The height of a regular triangular pyramid is h, and the dihedral angle at the base side is 45 °
The height of a regular triangular pyramid is h, and the dihedral angle at the base side is 45 °. Find the surface area of the pyramid.
Since the pyramid is regular, the ABC triangle is equilateral.
The triangle DOH is rectangular and isosceles, since the angle DHO = 45, then OH = DO = h cm.
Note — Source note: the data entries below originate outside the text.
int conv5x5_maxout_padded(dmp_ctx* c, int block, const float* d_xpad, int L, float* d_u,
                          double* d_stats, hipStream_t s, bool reduce) {
  const BlockW& B = c->W.blk[block - 1];
  const int tiles = act_tiles(L), P = act_pitch(L);
  const int nwork = tiles * tiles * CONV_SPLIT;
  const int grid = round_up(nwork, 8);
  if (c->conv_mode != 1) {
    if (!c->xsplit_current) {
      int rc = act_split(c, d_xpad, L, block, s);
      if (rc) return rc;
    }
    const int bands = c->conv_tile_bands > 0 ? c->conv_tile_bands : conv_split_rows(tiles);
    const float scale = c->act_scaling ? B.wh_inv_scale / B.x_scale : B.wh_inv_scale;
    if (c->conv_mode == 2) {
      if (bands == 2)
        hipLaunchKernelGGL(conv5x5_bf16x6_kernel<4>, dim3(conv_split_grid(tiles, 2)), dim3(256), convq_lds_bytes<4>(), s,
                           c->xsplit, B.wq, B.bias, L, P, tiles, nwork, d_u, c->part);
      else
        hipLaunchKernelGGL(conv5x5_bf16x6_kernel<8>, dim3(conv_split_grid(tiles, 1)), dim3(256), convq_lds_bytes<8>(), s,
                           c->xsplit, B.wq, B.bias, L, P, tiles, nwork, d_u, c->part);
    } else {
      if (bands == 2)
        hipLaunchKernelGGL(conv5x5_f16x3_kernel<4>, dim3(conv_split_grid(tiles, 2)), dim3(256), convh_lds_bytes<4>(), s,
                           c->xsplit, B.wh, B.bias, scale, L, P, tiles, nwork, d_u, c->part);
      else
        hipLaunchKernelGGL(conv5x5_f16x3_kernel<8>, dim3(conv_split_grid(tiles, 1)), dim3(256), convh_lds_bytes<8>(), s,
                           c->xsplit, B.wh, B.bias, scale, L, P, tiles, nwork, d_u, c->part);
    }
    DMP_LAUNCH_CHECK();
    c->part_count = 2 * tiles * tiles;
    return reduce ? conv5x5_reduce_stats(c, L, d_stats, s) : DMP_OK;
  }
  hipLaunchKernelGGL(conv5x5_maxout_kernel<false>, dim3(grid), dim3(256), 0, s, d_xpad, B.wpack, B.bias, L,
                     P, tiles, nwork, d_u, c->part, (uint8_t*)nullptr);
  DMP_LAUNCH_CHECK();
  c->part_count = tiles * tiles;
  return reduce ? conv5x5_reduce_stats(c, L, d_stats, s) : DMP_OK;
}

int conv5x5_maxout_winners(dmp_ctx* c, int block, const float* d_xpad, int L, float* d_u, uint8_t* d_idx, hipStream_t s) {
  const BlockW& B = c->W.blk[block - 1];
  const int tiles = act_tiles(L), P = act_pitch(L);
  const int nwork = tiles * tiles * CONV_SPLIT;
  hipLaunchKernelGGL(conv5x5_maxout_kernel<true>, dim3(round_up(nwork, 8)), dim3(256), 0, s, d_xpad, B.wpack, B.bias, L,
                     P, tiles, nwork, d_u, c->part, d_idx);
  DMP_LAUNCH_CHECK();
  c->part_count = tiles * tiles;
  return DMP_OK;
}

#ifndef NORM_PRIO
#define NORM_PRIO 0
#endif
template <int SPLIT, int HEAD>
__global__ __launch_bounds__(256) void norm_scse_residual_kernel(
    const float* __restrict__ u, const float* __restrict__ ab, const float* __restrict__ cse,
    const float* __restrict__ sse_w, float sse_b, const float* __restrict__ xin, int L, int P,
    float* __restrict__ xout, uint16_t* __restrict__ xs, int* __restrict__ fault, float xscale,
    const float* __restrict__ hw, float hb0, float hb1, float* __restrict__ head0, float* __restrict__ head1) {
  __shared__ float sh_a[CW], sh_b[CW], sh_g[CW], sh_w[CW], sh_h[HEAD ? 2 * CW : 1];
#if NORM_PRIO
  __builtin_amdgcn_s_setprio(NORM_PRIO);
#endif
  if (threadIdx.x < CW) {
    sh_a[threadIdx.x] = ab[threadIdx.x * 2];
    sh_b[threadIdx.x] = ab[threadIdx.x * 2 + 1];
    sh_g[threadIdx.x] = cse[threadIdx.x];
    sh_w[threadIdx.x] = sse_w[threadIdx.x];
  }
  if constexpr (HEAD) sh_h[threadIdx.x] = hw[threadIdx.x];
  __syncthreads();
  const int lane = threadIdx.x & 63, wave = threadIdx.x >> 6;
  const int q = lane >> 4;
  const int y = blockIdx.y;
  const int x = blockIdx.x * 64 + wave * 16 + (lane & 15);
  const bool live = x < L;
  const int xc = live ? x : L - 1;
  const int64_t LL = (int64_t)L * L, PP = (int64_t)P * P;
  const int64_t p = (int64_t)y * L + xc, pp = (int64_t)(y + 2) * P + xc + 2;
  constexpr int QC = CW / 4;
  float yv[QC];
  float dot = 0.f;
#pragma unroll
  for (int i = 0; i < QC; ++i) {
    const int c = q * QC + i;
    yv[i] = u[c * LL + p] * sh_a[c] + sh_b[c];
    dot = fmaf(sh_w[c], yv[i], dot);
  }
  dot += __shfl_xor(dot, 16, 64);
  dot += __shfl_xor(dot, 32, 64);
  const float sg = sigmoid_f(dot + sse_b);
  float h0 = 0.f, h1 = 0.f;
#pragma unroll
  for (int g8 = 0; g8 < QC / 8; ++g8) {
    const int cgp = q * (QC / 8) + g8;
    float o[8];
#pragma unroll
    for (int e = 0; e < 8; ++e) {
      const int c = cgp * 8 + e;
      const float t = yv[g8 * 8 + e] * sh_g[c] + yv[g8 * 8 + e] * sg;
      o[e] = t + xin[c * PP + pp];
      if (live) xout[c * PP + pp] = o[e];
      if constexpr (HEAD) {
        h0 = fmaf(sh_h[c], o[e], h0);
        h1 = fmaf(sh_h[CW + c], o[e], h1);
      }
    }
    if (live) {
      if constexpr (SPLIT == 0) store_pieces<0>(o, xs, (int64_t)cgp * PP + pp, 16 * PP, fault, xscale);
      if constexpr (SPLIT == 2) store_pieces<2>(o, xs, (int64_t)cgp * PP + pp, 16 * PP, fault, 1.0f);
    }
  }
  if constexpr (HEAD) {
    h0 += __shfl_xor(h0, 16, 64);
    h0 += __shfl_xor(h0, 32, 64);
    h1 += __shfl_xor(h1, 16, 64);
    h1 += __shfl_xor(h1, 32, 64);
    if (live && q == 0) {
      head0[(int64_t)y * L + x] = h0 + hb0;
      head1[(int64_t)y * L + x] = h1 + hb1;
    }
  }
}
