#ifdef CVAE_STAMP
#define CVAE_STAMP_SLOTS 32
#define CVAE_STAMP_WGS 8192
__device__ unsigned long long g_stamp[(size_t)CVAE_STAMP_WGS * CVAE_STAMP_SLOTS];
#define STAMP(i)                                                                                                         \
    do {                                                                                                                 \
        if (t == 0 && stamp_wg < CVAE_STAMP_WGS) g_stamp[(size_t)stamp_wg * CVAE_STAMP_SLOTS + (i)] = __builtin_readcyclecounter(); \
    } while (0)
#define STAMP_BEGIN()                                                                                                    \
    const unsigned stamp_wg = blockIdx.x + gridDim.x * (blockIdx.y + gridDim.y * blockIdx.z);                            \
    if (t == 0 && stamp_wg < CVAE_STAMP_WGS) {                                                                           \
        g_stamp[(size_t)stamp_wg * CVAE_STAMP_SLOTS + 30] = wall_clock64();                                              \
        g_stamp[(size_t)stamp_wg * CVAE_STAMP_SLOTS + 29] = ((unsigned long long)__builtin_amdgcn_s_getreg(63508) << 32) | __builtin_amdgcn_s_getreg(63492); \
    }                                                                                                                    \
    STAMP(0)
#define STAMP_END()                                                                                                      \
    do {                                                                                                                 \
        __builtin_amdgcn_s_waitcnt(0);                                                                                   \
        STAMP(27);                                                                                                       \
        if (t == 0 && stamp_wg < CVAE_STAMP_WGS) g_stamp[(size_t)stamp_wg * CVAE_STAMP_SLOTS + 31] = wall_clock64();     \
    } while (0)
#else
#define STAMP(i)
#define STAMP_BEGIN()
#define STAMP_END()
#endif

namespace {

CVAE_TUNABLE(BD_GS, 8);
CVAE_TUNABLE(APIPE, 3);
CVAE_TUNABLE(UPFULL_MIN_GRID, 2048);
CVAE_TUNABLE(UPFULL_MIN_WG, 512);
CVAE_TUNABLE(XPAIR_MIN_WGS, 2048);
CVAE_TUNABLE(XPAIR_2D_MIN_WGS, 512);
CVAE_TUNABLE(WG_TILES, 16);
CVAE_TUNABLE(WG_MIN_WG, 64);

struct ConvGeom {
    int B;
    int sd, sh, sw, Cs;
    int ld, lh, lw, Cl;
    int tiles_d, tiles_h, tiles_w;
};

struct f8x2 { unsigned short v; };
typedef int i32x4 __attribute__((ext_vector_type(4)));
typedef int i32x8 __attribute__((ext_vector_type(8)));
template <typename T> struct IsF8 { static constexpr bool value = false; };
template <> struct IsF8<f8x2> { static constexpr bool value = true; };
template <typename T> struct Frag;
template <> struct Frag<bf16> { bf16x8 v; };
template <> struct Frag<float> { float v[8]; };
template <> struct Frag<f8x2> { i32x4 v; };

__device__ __forceinline__ void lds_load(Frag<bf16>& f, const char* p) { f.v = *(const bf16x8*)p; }
__device__ __forceinline__ void lds_load(Frag<float>& f, const char* p) {
    const float4 a = *(const float4*)p, b = *(const float4*)(p + 16);
    f.v[0] = a.x; f.v[1] = a.y; f.v[2] = a.z; f.v[3] = a.w; f.v[4] = b.x; f.v[5] = b.y; f.v[6] = b.z; f.v[7] = b.w;
}
__device__ __forceinline__ void lds_load(Frag<f8x2>& f, const char* p) { f.v = *(const i32x4*)p; }
#define CVAE_E8M0_ONE 0x7F7F7F7F
__device__ __forceinline__ void mma(f32x16& acc, const Frag<bf16>& a, const Frag<bf16>& b) {
    acc = __builtin_amdgcn_mfma_f32_32x32x16_bf16(a.v, b.v, acc, 0, 0, 0);
}
__device__ __forceinline__ void mma(f32x16& acc, const Frag<float>& a, const Frag<float>& b) {
#pragma unroll
    for (int j = 0; j < 8; ++j) acc = __builtin_amdgcn_mfma_f32_32x32x2f32(a.v[j], b.v[j], acc, 0, 0, 0);
}
struct Frag2 { i32x8 v; };
template <typename T> struct StepFrag { using type = Frag<T>; static constexpr int PW = 1; };
template <> struct StepFrag<f8x2> { using type = Frag2; static constexpr int PW = 2; };
template <typename F>
__device__ __forceinline__ void load_step(F& f, const char* p0, const char*) { lds_load(f, p0); }
__device__ __forceinline__ void load_step(Frag2& f, const char* p0, const char* p1) {
    const i32x4 lo = *(const i32x4*)p0, hi = *(const i32x4*)p1;
    f.v = __builtin_shufflevector(lo, hi, 0, 1, 2, 3, 4, 5, 6, 7);
}
__device__ __forceinline__ void mma(f32x16& acc, const Frag2& a, const Frag2& b) {
    acc = __builtin_amdgcn_mfma_scale_f32_32x32x64_f8f6f4(a.v, b.v, acc, 0, 0, 0, CVAE_E8M0_ONE, 0, CVAE_E8M0_ONE);
}

template <int ND, int BM> struct Tile;
template <> struct Tile<3, 128> { static constexpr int TD = 4, TH = 4, TW = 8; };
template <> struct Tile<3, 256> { static constexpr int TD = 4, TH = 8, TW = 8; };
template <> struct Tile<2, 128> { static constexpr int TD = 1, TH = 8, TW = 16; };
template <> struct Tile<2, 256> { static constexpr int TD = 1, TH = 16, TW = 16; };

template <int ND> struct SubTile;
template <> struct SubTile<3> {
    static constexpr int SH = 4, SW = 8;
    __device__ static __forceinline__ int w_of(int r) { return ((r >> 2) & 1) | (((r >> 3) & 1) << 1) | ((r & 1) << 2); }
    __device__ static __forceinline__ int h_of(int r) { return ((r >> 4) & 1) | (((r >> 1) & 1) << 1); }
};
template <> struct SubTile<2> {
    static constexpr int SH = 2, SW = 16;
    __device__ static __forceinline__ int w_of(int r) { return ((r >> 2) & 1) | (((r >> 3) & 1) << 1) | ((r & 1) << 2) | (((r >> 1) & 1) << 3); }
    __device__ static __forceinline__ int h_of(int r) { return (r >> 4) & 1; }
};
template <int ND, bool UP> struct HaloPitch;
template <> struct HaloPitch<3, false> { static constexpr int RS = 10; };
template <> struct HaloPitch<3, true> { static constexpr int RS = 12; };
template <> struct HaloPitch<2, false> { static constexpr int RS = 18; };
template <> struct HaloPitch<2, true> { static constexpr int RS = 20; };

template <typename T> struct PieceW { using type = uint4; static constexpr int N = (8 * sizeof(T)) / 16; };
template <> struct PieceW<fp8> { using type = uint2; static constexpr int N = 1; };
__device__ __forceinline__ uint4 piece_sel(bool ok, uint4 v) { return make_uint4(ok ? v.x : 0u, ok ? v.y : 0u, ok ? v.z : 0u, ok ? v.w : 0u); }
__device__ __forceinline__ uint2 piece_sel(bool ok, uint2 v) { return make_uint2(ok ? v.x : 0u, ok ? v.y : 0u); }
template <typename T> struct Piece { typename PieceW<T>::type v[PieceW<T>::N]; };
template <typename T>
__device__ __forceinline__ void piece_load(Piece<T>& p, const T* src, bool ok) {
    using W = typename PieceW<T>::type;
#pragma unroll
    for (int u = 0; u < PieceW<T>::N; ++u) {
        p.v[u] = piece_sel(ok, ((const W*)src)[u]);
    }
}
template <typename T>
__device__ __forceinline__ void piece_load_raw(Piece<T>& p, const T* src) {
    using W = typename PieceW<T>::type;
#pragma unroll
    for (int u = 0; u < PieceW<T>::N; ++u) p.v[u] = ((const W*)src)[u];
}
template <typename T>
__device__ __forceinline__ void piece_store_sel(const Piece<T>& p, bool ok, char* dst) {
    using W = typename PieceW<T>::type;
#pragma unroll
    for (int u = 0; u < PieceW<T>::N; ++u) ((W*)dst)[u] = piece_sel(ok, p.v[u]);
}
template <typename T>
__device__ __forceinline__ void piece_store(const Piece<T>& p, char* dst) {
    using W = typename PieceW<T>::type;
#pragma unroll
    for (int u = 0; u < PieceW<T>::N; ++u) ((W*)dst)[u] = p.v[u];
}

__device__ __forceinline__ int xcd_remap(int b, int n) {
    const int q = n >> 3, r = n & 7, x = b & 7;
    return (x < r ? x * (q + 1) : r * (q + 1) + (x - r) * q) + (b >> 3);
}

#define CONV_GATE_PARAM_0
#define CONV_GATE_PARAM_1 , float gate_slope
#define CONV_GATE_OFF_0(x) 0.f
#define CONV_GATE_OFF_1(x) ((x) * gate_slope)
#define CONV_CAT_(a, b) a##b
#define CONV_CAT(a, b) CONV_CAT_(a, b)
#define CONV_GATE_PARAM CONV_CAT(CONV_GATE_PARAM_, CONV_GATED)
#define CONV_GATE_OFF(x) CONV_CAT(CONV_GATE_OFF_, CONV_GATED)(x)
#define CONV_GATED 0
#include "conv_data_kernel.inc"
#undef CONV_GATED
#define CONV_GATED 1
#include "conv_data_kernel.inc"
#undef CONV_GATED

#define CONV_GATED 0
#include "conv_splitk_finish_kernel.inc"
#undef CONV_GATED
#define CONV_GATED 1
#include "conv_splitk_finish_kernel.inc"
#undef CONV_GATED

struct UpVariant {
    int upfull = -1;
    int xpair = -1;
    long long walk_units = 0;
};

static int pick_ksplit(bool up, long long nwg, int nchunks) {
    if (up || nwg >= 256 || nwg < 1 || nchunks < 2) return 1;
    long long target = (512 + nwg - 1) / nwg;
    if (target > 16) target = 16;
    int best = 1;
    for (int d = 1; d <= nchunks && d <= target; ++d)
        if (nchunks % d == 0) best = d;
    return best;
}

template <typename T, int ND, bool UP, bool WIDE> struct DataForm {
    static constexpr bool KSPLIT = WIDE && (std::is_same<T, bf16>::value || (IsF8<T>::value && UP && ND == 3));
    static constexpr int WM = KSPLIT ? 1 : (WIDE ? 2 : 4), WN = WIDE ? 2 : 1, MI = KSPLIT ? 4 : 2, NI = 1, TS = KSPLIT ? 2 : 1;
    static constexpr bool BD = KSPLIT;
    static constexpr int BM = WM * MI * 32, BN = WN * NI * 32;
    static constexpr int KH_MAX = (UP && std::is_same<T, bf16>::value) ? 2 : 1;
    static int kh(const ConvGeom& g) { return (KH_MAX == 2 && g.Cs >= 128 && (g.Cs % 32) == 0) ? 2 : 1; }
    static constexpr bool XPAIR = sizeof(T) <= 2 && ((UP && ND == 3 && (TS == 2 || IsF8<T>::value)) || ND == 2);
};

struct ConvArgs {
    const void *in, *wp;
    const float* bias;
    const void* mask;
    void* out;
    ConvGeom g;
    int act;
    void* ws;
    size_t ws_bytes;
    hipStream_t stream;
    float acc_scale = 1.f, out_scale = 1.f;
    F8Side f8 = F8Side{nullptr, nullptr, nullptr};
    UpVariant var = UpVariant{};
    float gate_slope = 0.f;
};

// ... 244 lines not shown
    amax_publish_wg(slots, amx, blockIdx.x, red);
}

In an equilateral triangle, the intersection of heights is the center of the inscribed circle. Then OH = R = BC / 2 * √3 = h.
BC = 2 * h * √3 cm.
Determine the area of the base.
Sb = ВС ^ 2 * √3 / 4 = (2 * h * √3) ^ 2 * √3 / 4 = h ^ 2 * 3 * √3 cm2.
From the right-angled triangle DOH, we determine the length of the hypotenuse DH.
DH ^ 2 = DO ^ 2 + HO ^ 2 = h ^ 2 + h ^ 2 = 2 * h ^ 2.
DН = h * √2 cm.
Determine the area of the side face of the pyramid.
Sdvs = ВС * DH / 2 = 2 * h * √3 * h * √2 / 2 = h ^ 2 * √6 cm2.
Side = 3 * Sdvs = 3 * h ^ 2 * √6 cm2.
Then Spol = S main + S side = h ^ 2 * 3 * √3 + 3 * h ^ 2 * √6 = h ^ 2 * 3 * √3 * (1 + √2) cm2.
Answer: The total surface area is h ^ 2 * 3 * √3 * (1 + √2) cm2.